Жители спокойно относились к одинокому лесу, который на картах был помечен французским словом Absurde. Территория относилась к владениям некоего дворянина, полное имя которого было известно очень узкому кругу лиц. Известны были лишь два его инициала – В. И.
Хуторские редко видели monsieur de la Absurde, поэтому не знали как к нему относиться. Его, как уже можно было понять, вообще мало кто знал. В городе-столице его любили, там он был своего рода звездой, хотя, казалось бы, не должно ведающему человеку ведать клоунадой.

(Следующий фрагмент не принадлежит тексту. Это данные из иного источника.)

int b2s_create(const void* blob_host, size_t nbytes, int n_env, int device, int precision, b2s_sim** out) {
  if (!blob_host || !out || n_env <= 0) return fail(B2S_ERR_ARG, "b2s_create: bad argument");
  if (nbytes < 16 || memcmp(blob_host, "B2SMODEL", 8) != 0) return fail(B2S_ERR_MODEL, "b2s_create: not a model blob");
  if (precision != B2S_F32 && precision != B2S_F64) return fail(B2S_ERR_ARG, "b2s_create: precision must be B2S_F32 or B2S_F64");
  if (n_env >= (1 << 19)) return fail(B2S_ERR_UNSUPPORTED, "b2s_create: n_env must be below 524288 per handle (create several handles)");
  int ndev = 0;
  if (cudaGetDeviceCount(&ndev) != cudaSuccess || ndev == 0)
    return fail(B2S_ERR_CUDA, "b2s_create: no CUDA device available (this library has no CPU fallback)");
  CUDA_TRY(cudaSetDevice(device));
  keep_local_memory_pool();
  b2s_sim* s = new b2s_sim();
  s->n_env = n_env; s->device = device; s->precision = precision;
  if (cudaDeviceGetAttribute(&s->num_sms, cudaDevAttrMultiProcessorCount, device) != cudaSuccess) {
    b2s_destroy(s);
    return fail(B2S_ERR_CUDA, "b2s_create: cannot query the multiprocessor count");
  }
  Blob b{(const char*)blob_host, nbytes};
  try {
    s->nq = b.scalar_i("nq"); s->nv = b.scalar_i("nv"); s->nu = b.scalar_i("nu"); s->nbody = b.scalar_i("nbody");
    s->ngeom = b.scalar_i("ngeom"); s->nsite = b.scalar_i("nsite");
    s->blob_hash = b.hash();
    s->maxcon = b.has("opt_maxcon") ? b.scalar_i("opt_maxcon") : 32;
    s->maxefc = b.has("opt_maxefc") ? b.scalar_i("opt_maxefc") : 64;
    if (s->maxcon > 128) throw std::string("opt_maxcon > 128 not supported");
    const double* q0 = b.f64("qpos0");
    s->qpos0.assign(q0, q0 + s->nq);
    const int* sb = b.i32("site_bodyid");
    s->site_bodyid.assign(sb, sb + s->nsite);
    for (const char* ty : {"body", "joint", "geom", "site", "actuator", "mesh", "camera", "light"}) {
      std::string key = std::string("names_") + ty;
      if (!b.has(key.c_str())) continue;
      int64_t nc = 0; const int* cp = b.i32(key.c_str(), &nc);
      std::vector<std::string>& v = s->names[ty];
      std::string cur;
      for (int64_t i = 0; i < nc; i++) { if (cp[i] == '\n') { v.push_back(cur); cur.clear(); } else cur.push_back((char)cp[i]); }
      if (nc > 0) v.push_back(cur);
    }
    int nfl = 0;
    with_real(s, [&](auto& m, auto& st) {
      build_model(s, b, m);
      build_state(s, m, st);
      s->ncg = m.ncg; s->hc_stride = m.hc_stride; nfl = m.nfl;
    });
    s->mc_small = b.has("opt_maxcon_small") ? b.scalar_i("opt_maxcon_small") : s->maxcon;
    s->me_small = b.has("opt_maxefc_small") ? b.scalar_i("opt_maxefc_small") : s->maxefc;
    s->mc_small = std::min(std::max(s->mc_small, 4), s->maxcon);
    s->me_small = std::min(std::max(s->me_small, nfl + 8), s->maxefc);
    if (s->maxefc < nfl + 8) throw std::string("opt_maxefc too small for the model's friction-loss rows");
    for (int k = 0; k < B2S_NSLOT && s->slot < 0; k++)
      if (!g_slots[device & 63][k]) { g_slots[device & 63][k] = s; s->slot = k; }
    if (s->slot < 0) throw std::string("more than 8 live handles on one device");
    build_layouts(s, s->ncg, s->hc_stride);
  } catch (const std::string& e) {
    b2s_destroy(s);
    return fail(B2S_ERR_MODEL, "b2s_create: " + e);
  }
  if (choose_blocks(s) != B2S_OK) { b2s_destroy(s); return B2S_ERR_UNSUPPORTED; }
  {
    cudaError_t e1 = with_real(s, [&](auto& m, auto&) {
      using R = real_of<decltype(m)>;
      cudaError_t e = optin_max_smem(step_kernel<R>, device);
      if (e == cudaSuccess) e = optin_max_smem(phase0_kernel<R>, device);
      if (e == cudaSuccess) e = optin_max_smem(tail_kernel<R>, device);
      if (e == cudaSuccess) e = optin_max_smem(phase1_kernel<R>, device);
      return e;
    });
    if (e1 != cudaSuccess) { std::string msg = cudaGetErrorString(e1); b2s_destroy(s); return fail(B2S_ERR_CUDA, "cudaFuncSetAttribute: " + msg); }
  }
  *out = s;
  int rc = b2s_reset(s, nullptr);
  if (rc != 0) { b2s_destroy(s); *out = nullptr; return rc; }
  return B2S_OK;
}

void b2s_destroy(b2s_sim* s) {
  if (!s) return;
  if (s->slot >= 0 && g_slots[s->device & 63][s->slot] == s) g_slots[s->device & 63][s->slot] = nullptr;
  cudaSetDevice(s->device);
  cudaDeviceSynchronize();
  for (void* p : s->allocs) cudaFree(p);
  for (auto q : s->gstreams) cudaStreamDestroy(q);
  for (auto ev : s->gevents) cudaEventDestroy(ev);
  if (s->in_event) cudaEventDestroy(s->in_event);
  for (auto& kv : s->graphs) cudaGraphExecDestroy(kv.second);
  delete s;
}

int b2s_set_stream(b2s_sim* s, void* stream) {
  if (!s) return fail(B2S_ERR_ARG, "null handle");
  s->stream = (cudaStream_t)stream;
  return B2S_OK;
}

int b2s_set_export(b2s_sim* s, int flag) { if (!s) return fail(B2S_ERR_ARG, "null handle"); s->export_env_step = flag != 0; return B2S_OK; }

int64_t b2s_launch_count(const b2s_sim* s) { return s ? s->launches : 0; }

int b2s_array(b2s_sim* s, const char* name, void** dev_ptr, int* dtype, int* ndim, int64_t shape[4]) {
  if (!s || !name) return fail(B2S_ERR_ARG, "b2s_array: bad argument");
  auto it = s->arrays.find(name);
  if (it == s->arrays.end()) return fail(B2S_ERR_ARG, std::string("b2s_array: unknown array '") + name + "'");
  if (dev_ptr) *dev_ptr = it->second.ptr;
  if (dtype) *dtype = it->second.dtype;
  if (ndim) *ndim = it->second.ndim;
  if (shape) for (int k = 0; k < 4; k++) shape[k] = it->second.shape[k];
  return B2S_OK;
}

static int bind_constants(b2s_sim* s) {
  CUDA_TRY(cudaSetDevice(s->device));
  if (!s->dirty) return B2S_OK;
  const size_t k = (size_t)s->slot;
  int rc = with_real(s, [&](auto& m, auto& st) -> int {
    using D = DT<real_of<decltype(m)>>;
    CUDA_TRY(cudaMemcpyToSymbolAsync(D::model_bank(), &m, sizeof(m), k * sizeof(m), cudaMemcpyHostToDevice, s->stream));
    CUDA_TRY(cudaMemcpyToSymbolAsync(D::state_bank(), &st, sizeof(st), k * sizeof(st), cudaMemcpyHostToDevice, s->stream));
    return B2S_OK;
  });
  if (rc != B2S_OK) return rc;
  CUDA_TRY(cudaMemcpyToSymbolAsync(c_lay, s->lay, sizeof(s->lay), k * sizeof(s->lay), cudaMemcpyHostToDevice, s->stream));
  CUDA_TRY(cudaMemcpyToSymbolAsync(c_cc, &s->ctrl, sizeof(s->ctrl), k * sizeof(s->ctrl), cudaMemcpyHostToDevice, s->stream));
  CUDA_TRY(cudaMemcpyToSymbolAsync(c_pio, s->pio, sizeof(s->pio), k * sizeof(s->pio), cudaMemcpyHostToDevice, s->stream));
  s->dirty = 0;
  return B2S_OK;
}

static int rebuild_layouts(b2s_sim* s) {
  const bool osc = s->ctrl.kind == B2S_CTRL_OSC_POSE || s->ctrl.kind == B2S_CTRL_OSC_POSITION;
  int want = (osc && (!s->ctrl_split || s->mode == 2)) ? 1 : 0;
  if (want == s->osc_in_tail && s->smem0 != 0) return B2S_OK;
  s->uq_wpb = 0;
  s->osc_in_tail = want;
  try { build_layouts(s, s->ncg, s->hc_stride); } catch (const std::string& e) { return fail(B2S_ERR_MODEL, e); }
  int rc = choose_blocks(s);
  if (rc != B2S_OK) return rc;
  if (with_real(s, [](auto&, auto& st) { return st.wsg != nullptr; })) { cudaSetDevice(s->device); cudaDeviceSynchronize(); }
  for (auto& kv : s->graphs) cudaGraphExecDestroy(kv.second);
  s->graphs.clear();
  s->dirty = 1;
  return B2S_OK;
}

static int launch(b2s_sim* s, int phases, int nsub, const void* action = nullptr, const uint8_t* mask = nullptr) {
  int rc = bind_constants(s);
  if (rc != B2S_OK) return rc;
  int blocks = (s->n_env + s->wpb_fused - 1) / s->wpb_fused;
  with_real(s, [&](auto& m, auto&) {
    using R = real_of<decltype(m)>;
    step_kernel<R><<<blocks, s->wpb_fused * 32, s->smem_fused, s->stream>>>(phases, nsub, (const R*)action, s->slot, mask);
  });
  s->launches++;
  CUDA_TRY(cudaGetLastError());
  return B2S_OK;
}

}

template <typename R>
static int enqueue_group(b2s_sim* s, const DModel<R>& m, const DState<R>& st, int phases, int nsub, const R* action, int gi, int G, cudaStream_t q) {
  const int epaw = (EPA_AREA_WORDS(EPA_MAXV, EPA_MAXF) + m.stage_cap) * (int)sizeof(R);
  const int p1smem = std::max(epaw, (int)osc_smem_bytes<R>());
  const bool tiered = s->mc_small < s->maxcon || s->me_small < s->maxefc;
  int e0 = (int)((long long)s->n_env * gi / G), e1 = (int)((long long)s->n_env * (gi + 1) / G);
  Grp g{e0, e1 - e0, gi, 0, s->slot};
  int blocks0 = (g.nenv + s->wpb0 - 1) / s->wpb0, blocks5 = (g.nenv + s->wpb5s - 1) / s->wpb5s;
  int blocksL = std::min((g.nenv + s->wpb5l - 1) / s->wpb5l, 2 * s->num_sms);
  int nA = g.nenv * st.cl_maxa, nG = g.nenv * st.cl_maxg;
  const int cvx_blocks = std::max(s->num_sms, g.nenv / 2);
  const bool ctrl_ext = (phases & PH_CTRL_EXT) != 0;
  for (int sub = 0; sub < nsub; sub++) {
    g.sub = sub;
    CUDA_TRY(cudaMemsetAsync(st.cl_cnt + 8 * gi, 0, 8 * sizeof(int), q));
    phase0_kernel<R><<<blocks0, s->wpb0 * 32, s->smem0, q>>>(phases, g);
    P1Cfg c{std::min(nG, cvx_blocks), ctrl_ext ? (g.nenv + OSC_TPB - 1) / OSC_TPB : 0, sub};
    int nAb = (nA + 31) / 32;
    if (c.nG + c.nC + nAb > 0) phase1_kernel<R><<<c.nG + c.nC + nAb, 32, p1smem, q>>>(action, g, c);
    tail_kernel<R><<<blocks5, s->wpb5s * 32, s->smem5s, q>>>(phases, nsub, action, g, 0);
    if (tiered) tail_kernel<R><<<blocksL, s->wpb5l * 32, s->smem5l, q>>>(phases, nsub, action, g, 1);
  }
  CUDA_TRY(cudaGetLastError());
  return B2S_OK;
}

template <typename R> static int ensure_ws(b2s_sim* s, const DModel<R>& m, DState<R>& st) {
  if (!st.wsg) {
    R* p = nullptr;
    if (cudaMalloc(&p, (size_t)s->n_env * s->lay[LAY_ROW].total * sizeof(R)) != cudaSuccess) return fail(B2S_ERR_CUDA, "cudaMalloc(pipeline workspace) failed");
    cudaMemsetAsync(p, 0, (size_t)s->n_env * s->lay[LAY_ROW].total * sizeof(R), s->stream);
    s->allocs.push_back(p);
    st.wsg = p;
    size_t ne = (size_t)s->n_env;
    st.cl_cnt = dev_zeros<int>(s, 8 * 64);
    st.ovf_list = dev_zeros<int>(s, ne);
    st.cl_maxa = s->maxcon <= 32 ? 8 : (s->maxcon <= 48 ? 16 : CL_MAXA);
    st.cl_maxg = s->maxcon <= 32 ? 16 : CL_MAXG;
    st.cl_listA = dev_zeros<int>(s, ne * st.cl_maxa); st.cl_listG = dev_zeros<int>(s, ne * st.cl_maxg);
    st.cl_outA = dev_zeros<R>(s, ne * st.cl_maxa * CL_RECA); st.cl_outG = dev_zeros<R>(s, ne * st.cl_maxg * 8);
    st.cl_env = dev_zeros<int>(s, ne * CL_ENVW(st));
    st.gjk_cache = getenv("B2S_NO_GJK_CACHE") ? nullptr : dev_zeros<R>(s, ne * (size_t)m.npair * 3);
    s->action_buf = dev_zeros<R>(s, ne * 16);
#ifdef B2S_INSTR
    st.st_begin = dev_zeros<unsigned long long>(s, 64 * 32 * 8); st.st_end = dev_zeros<unsigned long long>(s, 64 * 32 * 8);
    st.stats = dev_zeros<int>(s, 512); st.cyc = dev_zeros<float>(s, ne * 64);
    s->arrays["st_begin"] = ArrayInfo{st.st_begin, B2S_I64, 1, {64 * 32 * 8, 0, 0, 0}};
    s->arrays["st_end"] = ArrayInfo{st.st_end, B2S_I64, 1, {64 * 32 * 8, 0, 0, 0}};
    s->arrays["stats"] = ArrayInfo{st.stats, B2S_I32, 1, {512, 0, 0, 0}};
    s->arrays["cyc"] = ArrayInfo{st.cyc, B2S_F32, 3, {(int64_t)ne, 32, 2, 0}};
    st.slowlog = dev_zeros<int>(s, 64 * 12);
    s->arrays["slowlog"] = ArrayInfo{st.slowlog, B2S_I32, 2, {64, 12, 0, 0}};
    s->uq_prof = dev_zeros<unsigned long long>(s, 16);
    s->arrays["unit_prof"] = ArrayInfo{s->uq_prof, B2S_I64, 1, {16, 0, 0, 0}};
#endif
    s->dirty = 1;
    s->layout_version++;
  }
  return B2S_OK;
}

static int launch_pipeline(b2s_sim* s, int phases, int nsub, const void* action) {
  return with_real(s, [&](auto& m, auto& st) -> int {
    using R = real_of<decltype(m)>;
    { int rc0 = ensure_ws(s, m, st); if (rc0 != B2S_OK) return rc0; }
#ifdef B2S_INSTR
    cudaMemsetAsync(st.st_begin, 0xff, sizeof(unsigned long long) * 64 * 32 * 8, s->stream);
    cudaMemsetAsync(st.st_end, 0, sizeof(unsigned long long) * 64 * 32 * 8, s->stream);
#endif
    const bool osc = s->ctrl.kind == B2S_CTRL_OSC_POSE || s->ctrl.kind == B2S_CTRL_OSC_POSITION;
    if ((phases & PH_CTRL) && osc && s->ctrl_split) phases |= PH_CTRL_EXT;
    { int rc2 = rebuild_layouts(s); if (rc2 != B2S_OK) return rc2; }
    int rc = bind_constants(s);
    if (rc != B2S_OK) return rc;
    const int G = std::min(s->ngroups, s->n_env);
    while ((int)s->gstreams.size() < G) {
      cudaStream_t st2; cudaEvent_t ev;
      CUDA_TRY(cudaStreamCreateWithFlags(&st2, cudaStreamNonBlocking));
      CUDA_TRY(cudaEventCreateWithFlags(&ev, cudaEventDisableTiming));
      s->gstreams.push_back(st2); s->gevents.push_back(ev);
    }
    if (!s->in_event) CUDA_TRY(cudaEventCreateWithFlags(&s->in_event, cudaEventDisableTiming));
    const bool tiered = s->mc_small < s->maxcon || s->me_small < s->maxefc;
    const int launches_per_call = G * nsub * (3 + (tiered ? 1 : 0));
    const R* act_in = (const R*)action;
    if (action) {
      int ad = s->ctrl.action_dim > 0 ? s->ctrl.action_dim : 1;
      if (ad > 16) return fail(B2S_ERR_UNSUPPORTED, "action_dim > 16");
      CUDA_TRY(cudaMemcpyAsync(s->action_buf, action, (size_t)s->n_env * ad * sizeof(R), cudaMemcpyDeviceToDevice, s->stream));
      act_in = (const R*)s->action_buf;
    }
    CUDA_TRY(cudaEventRecord(s->in_event, s->stream));
    for (int gi = 0; gi < G; gi++) {
      long long key = ((long long)phases << 28) | ((long long)(gi + 1) << 20) | (long long)nsub << 4 | (action ? 1 : 0);
      cudaStream_t q = s->gstreams[gi];
      auto it = s->graphs.find(key);
      if (it == s->graphs.end()) {
        cudaGraph_t graph = nullptr;
        cudaGraphExec_t exec = nullptr;
        CUDA_TRY(cudaStreamBeginCapture(q, cudaStreamCaptureModeRelaxed));
        rc = enqueue_group(s, m, st, phases, nsub, act_in, gi, G, q);
        cudaError_t ce = cudaStreamEndCapture(q, &graph);
        if (rc != B2S_OK) { if (graph) cudaGraphDestroy(graph); return rc; }
        if (ce != cudaSuccess) return fail(B2S_ERR_CUDA, std::string("cudaStreamEndCapture: ") + cudaGetErrorString(ce));
        CUDA_TRY(cudaGraphInstantiate(&exec, graph, 0));
        cudaGraphDestroy(graph);
        it = s->graphs.emplace(key, exec).first;
      }
      CUDA_TRY(cudaStreamWaitEvent(q, s->in_event, 0));
      CUDA_TRY(cudaGraphLaunch(it->second, q));
      CUDA_TRY(cudaEventRecord(s->gevents[gi], q));
      CUDA_TRY(cudaStreamWaitEvent(s->stream, s->gevents[gi], 0));
    }
    s->launches += launches_per_call;
    return B2S_OK;
  });
}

Много чего шептали собравшиеся вокруг белокаменного колодца в центре хутора о милостивом государе зеваки:
– Говорят, он собирается отжать наш хутор под свои земли!
– Я тоже такое слышала! А сам тут не появляется вовсе! Еще и распоряжаться душами тут будет!
– Я слышал, месье запер в своём доме девушку и каждый вечер совершает над ней насилие!
– Да ты шо, тяпнул? Понятное дело, что там не девушки, а одно мужеложство!
– А вы Саньку не видели?
– Какого Саньку, мать? Не видишь мы тут делом заняты?
Разогнать «„дело“» смог внезапно хлынувший дождь – занятые люди разбежались по домам. Тучи затянули хутор, а лес проседал под тяжестью ливня. Свет в домишке господина В. И. погас, а парадная дверь его дома держалась открытой и на добром слове. Крышу срывало знатно, чердак начал затапливаться слезами небес. Цветы в саду были истоптаны непонятно чем или кем – на земле было множество следов, только вот самого господина было не видать.
Маленький мальчик лет двенадцати бежал, сломя голову, через грязь и ветки, перепрыгивал все затопленные овраги. Бежал подобно зайцу, которые убегает от стаи голодных волков. Деревья своими крючковатыми пальцами всячески изощрялись схватить дичь, чтобы предать её голоду лесных зверей.
Пацанёнок перепрыгнул через забор дома Абсурда, спасаясь от могучей стихии, и юркнул молнией в открытую нараспашку дверь.
Дом внутри был по меньшей мере странным. Пустым, будто его только что обокрали. На белых стенах, изукрашенных самыми вычурными узорами разных цветов, весели пустые картины. Их содержимое вырвали. При этом же, на многочисленных дубовых и буковых комодах стояли самое большое разнообразие украшений, драгоценностей и прочей мишуры, которое оценивалась явно дороже, чем любая из существующих на тот момент картин.